Her friend described the Commission’s work as “we go around and talk to veterans and scan their stuff and documents and pictures, and whatever other memorabilia they have.”

Frazer’s coworker Breck O’Donnell, a senior tourism counselor, said that the Commission is not doing an oral history, but that workers do take notes of individual veterans’ stories. “We try to collect the stories of WWII veterans while they are still alive,” O’Donnell explained. Unfortunately, the reality is that there are not many veterans left to interview. 2019 is the 100th anniversary of the end of WWI and the 75th anniversary of D-Day.

Many people come bearing photographs or documents from their parents and grandparents, which the Commission employees dutifully archive in the Library of Virginia. Frazer has seen tons of family histories in four months.

“Oh my god, there are so many,” she said. “I’ve lost count.”

The Commission has been archiving Virginia’s scattered primary sources about the world wars since its founding. Employees previously used a mobile trailer to show up outside of libraries, museums, public schools, or at public events such as fairs and festivals. Monday’s event was the second time the Commission had come to Halifax County; previously they set up a scanning day in the South Boston Public Library.

“That was a pretty well attended event,” recalled O’Donnell.

Sometimes the Commission workers will visit an area and no one shows up, but O’Donnell seemed pleased with Halifax’s turnout.

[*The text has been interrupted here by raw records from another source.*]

#ifndef MMF_SYM_ABLATE
#define MMF_SYM_ABLATE 0
#endif
#ifndef MMF_SYM_EARLY_THR
#define MMF_SYM_EARLY_THR 1
#endif
#ifndef MMF_SYM_ABLATE_Q
#define MMF_SYM_ABLATE_Q 0
#endif
#ifndef MMF_SYM_COUNT
#define MMF_SYM_COUNT 0
#endif
template <int KS, bool F16, bool DBG, int NW, int TPB, int CAP, bool SPLITK = false, bool SEG = false, int SYM = 0, bool XSEG = false,
          bool CEIL = false>
__global__ __launch_bounds__(64 * NW, (NW == 8) ? 2 : 1) void scan_b16x_kernel(ScanB16Args a) {
  static_assert(!CEIL || (SYM == 0 && !DBG), "per-row ceilings: the plain and the table-driven schedules (SEG, XSEG) only");
  static_assert(!SPLITK || (TPB == 1 && NW == 8 && (KS % 8) == 0), "split-k pairs");
  static_assert(SYM == 0 || (!SPLITK && !SEG && !DBG && TPB == 2), "symmetric schedule: the d = 512 kernel only");
  static_assert(!XSEG || (SEG && SYM == 0 && !DBG), "the cross-segment mask rides on the table-driven schedule");
  constexpr int NQW = SPLITK ? NW / 2 : NW;
  constexpr int NTL = 64 * NQW;
  constexpr int QT = 32 * NQW;
  constexpr int STAGES = 2 * TPB;
  constexpr int ROWB = KS * 32;
  constexpr int TILEB = B_CT * ROWB;
  constexpr int PIECES = TILEB / 1024;
  constexpr int PPW = (PIECES + NW - 1) / NW;
  static_assert(PIECES % NW == 0, "piece distribution");
  extern __shared__ __attribute__((aligned(1024))) char smem[];
  char* tiles = smem;
  float* cbs = reinterpret_cast<float*>(smem + STAGES * TILEB);
  float* lkeys = cbs + STAGES * 64;
  uint32_t* lids = a.lids + (size_t)blockIdx.x * (SlotList<CAP, NTL>::SLOTS * NTL);
  f32x4* xch = reinterpret_cast<f32x4*>(lkeys + CAP * NTL);
  volatile int* ack = reinterpret_cast<volatile int*>(xch + NQW * 4 * 64);

  const int tid = threadIdx.x;
  const int lane = tid & 63;
  const int wave = __builtin_amdgcn_readfirstlane(tid >> 6);
  const int khalf = SPLITK ? wave / NQW : 0;
  const int qw = SPLITK ? wave % NQW : wave;
  const bool owner = khalf == 0;
  const int half = lane >> 5;
  const int g = lane >> 4;
  const int c16 = lane & 15;
  const int ownb = g & 1;
  const int c = c16 + 16 * ownb;

  int64_t rb;
  int split;
  int64_t t_begin, t_end, row0 = 0;
  int nq = 0;
  uint32_t id_off = a.id_off;
  int sym_n1 = 0, sym_skip = 0;
  int xw0 = 0, xw1 = 0;
  if constexpr (SYM != 0) {
    const int32_t* e = a.sched + (size_t)blockIdx.x * SEG_ENTRY;
    if (e[SYM_RB] < 0) return;
    rb = e[SYM_RB]; split = SYM == 2 ? e[SYM_SLOT] : 0;
// ... 25 lines not shown
    if (t_begin > t_end) t_begin = t_end;
  }
  const int64_t q0 = rb * QT;
  const int64_t T = t_end - t_begin;

  const int64_t qop = q0 + 32 * qw + c;
  const int64_t qpos = SEG ? row0 + 32 * qw + c : qop;
  const bool qvalid = (SEG ? (32 * qw + c < nq) : (qpos < a.n_rows)) && owner;

  float margin;
  {
    const float ZB = __uint_as_float(a.maxima[0]), RB = __uint_as_float(a.maxima[1]);
    const float UB = __uint_as_float(a.maxima[2]), CB = __uint_as_float(a.maxima[3]);
    const float zn = a.q_zn[qop], rn = a.q_rn[qop], un = a.q_un[qop];
    const float g_acc = (float)(KS * 16 + 8) * 5.9604645e-8f;
    const float g_chain = (float)(a.d + 2) * 5.9604645e-8f;
    const float slot_eps = (CAP <= 16) ? 1.9073486e-6f : 3.8146973e-6f;
    const float e1 = rn * ZB + un * RB + (g_acc + slot_eps) * (zn * ZB + CB);
    float e2;
    if (a.metric == MMF_DOT) e2 = g_chain * un * UB;
    else if (a.metric == MMF_COSINE) e2 = (g_chain + 4.7683716e-7f) * un * UB * 1.01f;
    else e2 = g_chain * un * UB + 2.3841858e-7f * (un * un + UB * UB);
    margin = 2.0f * (e1 + e2) * 1.001f + 1e-30f;
  }

  SlotList<CAP, NTL> list;
  list.init(lkeys + (tid & (NTL - 1)), lids + (tid & (NTL - 1)));
  if (!qvalid) list.thr = __builtin_huge_valf();
  else if (a.spill_cnt) {
    list.sink.cnt = a.spill_cnt; list.sink.ids = a.spill_ids; list.sink.cap = (uint32_t)a.spill_cap; list.sink.row = qpos;
    list.sink.seg_len = a.seg_len; list.sink.seg_stride = a.seg_stride; list.sink.id_off = id_off;
    if (DBG) list.sink.ablate = (a.debug & 128) ? 1 : 0;
    if (a.spill_stacks) list.sink.stacks = 1 + half;
  }
  float pub = -kFltMax;
  auto sync_seed = [&]() {
    if (!qvalid) return;
    bool rose = false;
    if (list.thr > pub && list.thr > list.lost) {
      pub = list.thr;
      atomicMax(a.seed + qpos, seed_enc(pub));
      rose = true;
    }
    if (!a.share) return;
    const int32_t o = __hip_atomic_load(a.seed + qpos, __ATOMIC_RELAXED, __HIP_MEMORY_SCOPE_AGENT);
    if (o > kSeedNone) {
      const float t = __int_as_float(o >= 0 ? o : (o ^ 0x7fffffff));
      if (t > list.thr) { list.thr = t; pub = t; }
    }
    if constexpr (SYM == 2) {
      if (rose && a.sym_live) __hip_atomic_store(a.sym_thr + qpos, list.thr, __ATOMIC_RELAXED, __HIP_MEMORY_SCOPE_AGENT);
    }
  };
  if (a.share) sync_seed();
  const bool seeded = !__any(list.thr == -kFltMax);

  constexpr int KS2 = SPLITK ? KS / 4 : KS / 2;
  const int kbyte = khalf * KS2 * 64;
  u32x4 qf[KS2][2];
  {
    const char* qbase = reinterpret_cast<const char*>(a.ZQ) + (q0 + 32 * qw + c16) * (int64_t)ROWB + g * 16 + kbyte;
#pragma unroll
    for (int s = 0; s < KS2; ++s) {
      qf[s][0] = *reinterpret_cast<const u32x4*>(qbase + s * 64);
      qf[s][1] = *reinterpret_cast<const u32x4*>(qbase + 16 * (int64_t)ROWB + s * 64);
    }
#pragma unroll
    for (int s = 0; s < KS2; ++s) { asm volatile("" : "+v"(qf[s][0])); asm volatile("" : "+v"(qf[s][1])); }
  }

  int lo[4];
#pragma unroll
  for (int j = 0; j < 4; ++j) lo[j] = c16 * ROWB + ((((4 * j + g) ^ c16) & 15) << 4);

  uint32_t src_off[PPW];
#pragma unroll
  for (int i = 0; i < PPW; ++i) {
    const int p = wave + NW * i;
    const int off = p * 1024 + lane * 16;
    const int r = off / ROWB;
    const int chunk = (off % ROWB) >> 4;
    const int src_chunk = (chunk & ~15) | ((chunk ^ r) & 15);
    src_off[i] = (uint32_t)(r * ROWB + src_chunk * 16);
  }
  const char* zc0 = reinterpret_cast<const char*>(a.ZC) + (SYM != 0 ? 0 : t_begin * (int64_t)TILEB);
  const char* cb0 = reinterpret_cast<const char*>(a.cb + (SYM != 0 ? 0 : t_begin * B_CT));
  const char* zt0 = SYM != 0 ? zc0 + t_begin * (int64_t)TILEB : zc0;
  const char* ct0 = SYM != 0 ? cb0 + t_begin * B_CT * 4 : cb0;
  const __amdgpu_buffer_rsrc_t zrsrc = __builtin_amdgcn_make_buffer_rsrc(const_cast<char*>(zc0), 0, -1, 0x00020000);
  auto issue_piece = [&](const char* tsrc, int stage, int i) {
    if (DBG && (a.debug & 2)) return;
    if (DBG && (a.debug & 32)) tsrc = zc0;
    __builtin_amdgcn_raw_ptr_buffer_load_lds(zrsrc, (__attribute__((address_space(3))) void*)(tiles + stage * TILEB + (wave + NW * i) * 1024),
                                             16, (int)src_off[i], (int)(uint32_t)(tsrc - zc0), 0, 0);
  };
  const __amdgpu_buffer_rsrc_t brsrc = __builtin_amdgcn_make_buffer_rsrc(const_cast<char*>(cb0), 0, -1, 0x00020000);
  auto issue_bias = [&](const char* bsrc, int stage) {
    const uint32_t l = __builtin_amdgcn_mbcnt_hi(~0u, __builtin_amdgcn_mbcnt_lo(~0u, 0u));
    if (l < 32)
      __builtin_amdgcn_raw_ptr_buffer_load_lds(brsrc, (__attribute__((address_space(3))) void*)(cbs + stage * 64), 4, (int)(l * 4u),
                                               (int)(uint32_t)(bsrc - cb0), 0, 0);
  };
  auto sym_thr_stage = [&](int stage) -> float* { return lkeys + CAP * NTL + stage * 32; };
  auto issue_thr = [&](const char* bsrc, int stage) {
    const __amdgpu_buffer_rsrc_t trsrc = __builtin_amdgcn_make_buffer_rsrc(a.sym_thr, 0, -1, 0x00020000);
    const uint32_t l = __builtin_amdgcn_mbcnt_hi(~0u, __builtin_amdgcn_mbcnt_lo(~0u, 0u));
// ... 73 lines not shown
      __builtin_amdgcn_sched_group_barrier(0x008, 4, 0);
    }
    return acc;
  };
  auto max_qb = [&](const Acc& x, int qb) -> float {
    const f32x4& p = x.t[0][qb];
    const f32x4& q = x.t[1][qb];
    return fmaxf(fmaxf(fmaxf(p[0], p[1]), fmaxf(p[2], p[3])), fmaxf(fmaxf(q[0], q[1]), fmaxf(q[2], q[3])));
  };
  auto mask_padding = [&](Acc& x, int tt) {
    const int64_t r0 = (int64_t)id_base + (int64_t)tt * B_CT + ((tt >= sym_n1) ? (int64_t)sym_skip * B_CT : 0);
    if (__builtin_expect(r0 + B_CT > a.m, 0)) {
#pragma unroll
      for (int cb = 0; cb < 2; ++cb) {
#pragma unroll
        for (int jj = 0; jj < 4; ++jj) {
          if (r0 + 16 * cb + 4 * g + jj >= a.m) { x.t[cb][0][jj] = kNegInf; x.t[cb][1][jj] = kNegInf; }
        }
      }
    }
  };
  auto mask_excluded = [&](Acc& x, int tt) {
    if (__builtin_expect(tt >= xw0 && tt < xw1, 0)) {
      if (owner) {
        const uint32_t* bq = a.xbounds + 2 * (q0 + 32 * qw + c16);
        const uint2 b0 = *reinterpret_cast<const uint2*>(bq);
        const uint2 b1 = *reinterpret_cast<const uint2*>(bq + 32);
        const uint32_t j0 = id_base + (uint32_t)tt * B_CT + 4u * (uint32_t)g;
#pragma unroll
        for (int cb = 0; cb < 2; ++cb) {
#pragma unroll
          for (int jj = 0; jj < 4; ++jj) {
            const uint32_t j = j0 + 16u * cb + jj;
            if ((uint32_t)(j - b0.x) < b0.y) x.t[cb][0][jj] = kNegInf;
            if ((uint32_t)(j - b1.x) < b1.y) x.t[cb][1][jj] = kNegInf;
          }
        }
      }
    }
  };
  float thr_q0, thr_q1;
  auto refresh_thr = [&]() {
    const float mine = list.thr;
    const float theirs = __shfl_xor(mine, 16);
    thr_q0 = ownb ? theirs : mine;
    thr_q1 = ownb ? mine : theirs;
  };
  refresh_thr();

  constexpr bool SYMCNT = SYM != 0 && MMF_SYM_COUNT != 0;
  float ablate_keep = -kFltMax;
  auto filter = [&](const Acc& acc, int tt, float m0, float m1) {
    if (SYM != 0 && (MMF_SYM_ABLATE_Q & SYM) != 0 && (MMF_SYM_ABLATE_Q & 4) != 0) ablate_keep = fmaxf(ablate_keep, fmaxf(m0, m1));
    if (__builtin_expect(!(DBG && (a.debug & 1)) && !(SYM != 0 && (MMF_SYM_ABLATE_Q & SYM) != 0) && __any((m0 >= thr_q0) || (m1 >= thr_q1)), 0)) {
      uint32_t id0 = id_base + (uint32_t)tt * B_CT;
      if constexpr (SYM != 0) id0 += (tt >= sym_n1) ? (uint32_t)(sym_skip * B_CT) : 0u;
      f32x16 v;
#pragma unroll
      for (int cb = 0; cb < 2; ++cb) {
#pragma unroll
        for (int j = 0; j < 4; ++j) {
          const float mine = ownb ? acc.t[cb][1][j] : acc.t[cb][0][j];
          const float give = ownb ? acc.t[cb][0][j] : acc.t[cb][1][j];
          v[4 * cb + j] = mine;
          v[8 + 4 * cb + j] = __shfl_xor(give, 16);
        }
      }
      if constexpr (CEIL) {
        float ce;
        if constexpr (XSEG) {
          const int ln = (int)__builtin_amdgcn_mbcnt_hi(~0u, __builtin_amdgcn_mbcnt_lo(~0u, 0u));
          ce = (a.ceil + (q0 + 32 * qw))[(ln & 15) + (ln & 16)];
        } else ce = a.ceil[qop];
#pragma unroll
        for (int r = 0; r < 16; ++r) v[r] = (v[r] > ce) ? kNegInf : v[r];
      }
      const int g4 = 4 * g;
      auto rowof = [g4](int r) -> uint32_t { return (uint32_t)((g4 ^ ((r & 8) >> 1)) + (r & 3) + 16 * ((r >> 2) & 1)); };
      const bool cold = (!seeded && tt < 32) || __any(list.thr == -kFltMax);
      if ((DBG && (a.debug & 8)) || SYMCNT) {
        const bool willc = __any(list.cnt >= CAP - 1);
        int nh = 0;
#pragma unroll
        for (int r = 0; r < 16; ++r) nh += (v[r] >= list.thr) ? 1 : 0;
        const int lanes_hit = __popcll(__ballot(nh > 0));
#pragma unroll
        for (int o = 32; o > 0; o >>= 1) nh += __shfl_xor(nh, o);
        if (lane == 0) {
          atomicAdd(a.dbg + 0, 1ull);
          atomicAdd(a.dbg + 1, cold ? 1ull : 0ull);
          atomicAdd(a.dbg + 2, (unsigned long long)nh);
          atomicAdd(a.dbg + 3, (!cold && willc) ? 1ull : 0ull);
          atomicAdd(a.dbg + 4, (unsigned long long)lanes_hit);
        }
      }
      unsigned long long ts0 = 0;
      if (DBG && (a.debug & 16)) ts0 = __builtin_amdgcn_s_memtime();
      list.template offer_tile<!(DBG && SPLITK)>(v, id0, rowof, a.kk, margin);
      if (DBG && (a.debug & 16) && lane == 0) {
        const unsigned long long dt = __builtin_amdgcn_s_memtime() - ts0;
        atomicAdd(a.dbg + (cold ? 4 : 5), dt);
        atomicAdd(a.dbg + (cold ? 6 : 7), 1ull);
      }
      refresh_thr();
    }
    if (((DBG && (a.debug & 8)) || SYMCNT) && lane == 0) atomicAdd(a.dbg + 5, 1ull);
    if (__builtin_expect(a.share && (tt & 63) == 63, 0)) { sync_seed(); refresh_thr(); }
  };

  uint32_t sym_wcnt = 0;
  auto sym_offer = [&](const Acc& x, int tt, const float* th) {
    const f32x4 th0 = *reinterpret_cast<const f32x4*>(th + 4 * g);
    const f32x4 th1 = *reinterpret_cast<const f32x4*>(th + 16 + 4 * g);
    bool any = false;
#pragma unroll
    for (int j = 0; j < 4; ++j) {
      any |= fmaxf(x.t[0][0][j], x.t[0][1][j]) >= th0[j];
      any |= fmaxf(x.t[1][0][j], x.t[1][1][j]) >= th1[j];
    }
    if (__builtin_expect(__any(any) && (MMF_SYM_ABLATE != 1 || a.sym_log_cap < 0), 0)) {
      const uint32_t cj0 = id_base + (uint32_t)tt * B_CT + ((tt >= sym_n1) ? (uint32_t)(sym_skip * B_CT) : 0u) + 4u * (uint32_t)g;
      const uint32_t qi0 = (uint32_t)(q0 + 32 * qw + c16);
      const bool sym_qv0 = q0 + 32 * qw + c16 < a.n_rows, sym_qv1 = q0 + 32 * qw + c16 + 16 < a.n_rows;
      uint32_t* lg = a.sym_log + ((size_t)blockIdx.x * NW + wave) * (size_t)a.sym_log_cap * 4;
      uint32_t m = 0;
#pragma unroll
      for (int cb = 0; cb < 2; ++cb) {
#pragma unroll
        for (int j = 0; j < 4; ++j) {
          const float tj = cb ? th1[j] : th0[j];
          const bool cv = (int64_t)(cj0 + 16u * cb + j) < a.n_rows;
          m |= (x.t[cb][0][j] >= tj && sym_qv0 && cv) ? (1u << (8 * cb + 2 * j)) : 0u;
          m |= (x.t[cb][1][j] >= tj && sym_qv1 && cv) ? (2u << (8 * cb + 2 * j)) : 0u;
        }
      }
      unsigned long long busy = __ballot(m != 0u);
      while (busy) {
        if (m != 0u) {
          const uint32_t b = (uint32_t)__builtin_ctz(m);
          m &= m - 1u;
          const float v = select16(b, x.t[0][0][0], x.t[0][1][0], x.t[0][0][1], x.t[0][1][1], x.t[0][0][2], x.t[0][1][2], x.t[0][0][3], x.t[0][1][3],
                                   x.t[1][0][0], x.t[1][1][0], x.t[1][0][1], x.t[1][1][1], x.t[1][0][2], x.t[1][1][2], x.t[1][0][3], x.t[1][1][3]);
          const uint32_t cj = cj0 + 16u * (b >> 3) + ((b >> 1) & 3u);
          const uint32_t at = sym_wcnt + __builtin_amdgcn_mbcnt_hi((uint32_t)(busy >> 32), __builtin_amdgcn_mbcnt_lo((uint32_t)busy, 0u));
          if (at < (uint32_t)a.sym_log_cap) {
            u32x4 ent;
            ent[0] = cj; ent[1] = qi0 + 16u * (b & 1u); ent[2] = __float_as_uint(v); ent[3] = 0u;
            if (MMF_SYM_ABLATE != 3) *reinterpret_cast<u32x4*>(lg + (size_t)at * 4) = ent;
          } else {
            atomicMax(a.lost + cj, 0x7fffffff);
          }
        }
        sym_wcnt += (uint32_t)__popcll(busy);
        busy = __ballot(m != 0u);
      }
    }
  };

  unsigned long long tw = 0, tf = 0, tc = 0, tv = 0, t0s = 0, t1s = 0, t2s = 0, t3s = 0, tvs = 0;
  const bool stamps = DBG && (a.debug & 16) != 0;
  Acc acc_prev;
  float m0_prev = kNegInf, m1_prev = kNegInf;
#pragma unroll
  for (int cb = 0; cb < 2; ++cb) {
#pragma unroll
    for (int j = 0; j < 4; ++j) { acc_prev.t[cb][0][j] = kNegInf; acc_prev.t[cb][1][j] = kNegInf; }
// ... 478 lines not shown
    int64_t sb = (bb / per) * 8 + (bb % 8), rbi = sb * G + (bb % per) / 8;
    if (phase_b) {
      if (sb >= h) continue;
    } else if (bb / per >= stretches) {
      if (bb % 8 != (ns - 1) % 8) continue;
      sb = ns - 1; rbi = ns * G + (bb % per) / 8;
    } else if (sb >= ns) continue;
    if (rbi >= nb) continue;
    int64_t b1 = 0, n1 = 0, b2 = 0, n2 = 0;
    if (launch == 0) {
      b1 = first_tile(sb); n1 = end_tile(sb) - b1;
      if (ns >= 2 && (ns % 2) == 0 && !antipodal) { const int64_t o = (sb + ns / 2) % ns; b2 = first_tile(o); n2 = end_tile(o) - b2; }
    } else if (phase_b) {
      b1 = first_tile(sb + ns - h); n1 = tiles - b1;
    } else {
      const bool anti = antipodal && sb >= ns / 2;
      if (h == 0 && !anti) continue;
      if (h > 0) {
        int64_t lo = forward ? sb + 1 : sb - h, hi = lo + h - 1;
        if (phases == 2) { if (lo < 0) lo = 0; }
        else {
          if (lo >= ns) { lo -= ns; hi -= ns; }
          if (lo < 0) { lo += ns; hi += ns; }
        }
        if (hi < lo) continue;
        if (hi < ns) { b1 = first_tile(lo); n1 = end_tile(hi) - b1; }
        else { b1 = first_tile(lo); n1 = end_tile(ns - 1) - b1; b2 = 0; n2 = end_tile(hi - ns); }
      }
      if (anti) {
        const int64_t o = sb - ns / 2;
        if (n1 == 0) { b1 = first_tile(o); n1 = end_tile(o) - b1; }
        else { b2 = first_tile(o); n2 = end_tile(o) - b2; }
      }
    }
    if (n2 == 0) b2 = b1 + n1;
    e[SYM_RB] = (int32_t)rbi; e[SYM_B1] = (int32_t)b1; e[SYM_N1] = (int32_t)n1; e[SYM_B2] = (int32_t)b2; e[SYM_N2] = (int32_t)n2;
    e[SYM_SLOT] = phase_b ? 1 : 0;
    e[SYM_PHASE] = launch == 0 || phases != 2 ? 0 : (phase_b ? 2 : 1);
  }
}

“We’ve already had something to scan, so that’s a great start,” he said.

O’Donnell said that the Commission only recently switched to the library scanning day. This was the third event they had done, and they had been unsure whether it would be effective, but Halifax did not disappoint. O’Donnell and other coworkers showed up at noon with a series of display racks about the stories of various notable Virginia veterans (including two dogs), and took over the library’s scanning room. Barbara Bass of the Halifax County Historical Society came by to speak to them as well.

The highlight of the scanning day is seeing what sorts of treasures people will bring. Frazer said that she has seen uniforms, rifles, and all kinds of documents that can and cannot be scanned.

“You get some really cool stuff that people just find in their attics,” Frazer said.

She remembered there was one man living on the Eastern Shore who came to the mobile trailer the Commision previously used to display artifacts. The man was upset about an inaccuracy in the Commission’s exhibits on anti-aircraft shells. “He came in and said, ‘You have the wrong anti-aircraft shells, because the ones you have look to be Russian and not American, but here are some American ones,’ and just put down a brace of like 10 anti-aircraft shells,” Frazer said. The man later donated a Japanese bomb trigger because, according to Frazer, “You don’t have anything Japanese.”

“If he comes back with an actual bomb, I’m getting out,” Frazer laughed.

Most revelations are not so dramatic. Halifax resident Donna Wilbourne and her granddaughter Kendall Whitt brought in a three foot long photograph of her uncle’s unit. Her uncle, Charlie H. Guill, served in WWII and was from Halifax County. Wilbourne also brought a reunion program listing the names of every man in the picture as well as their status as deceased or living, the sort of information that historians crave.

There are, however, some truly incredible finds that the Commission uncovers, the kinds of things that belong in action movies. O’Donnell said that he could remember the most incredible veteran he interviewed. “Russell Scott. He’s 99 now. He was a tailgunner in WWII,” O’Donnell said.

Scott, while flying over Italy, felt his plane catch fire and begin to plummet toward the earth. Being locked in the ball gunner turret, Scott had no escape route, but he used the butt of his pistol to shatter the glass on his turret and climb outside. From there, he had to swing himself from the underbelly of the plane onto the top so that he could open his parachute without being crushed under the flaming wreck. He survived the fall, but broke his back. Then he was captured.

“He then spent the rest of the war with a POW with a broken back until the Russians freed him,” O’Donnell said.

That story came out at a scanning event just like the one on Monday.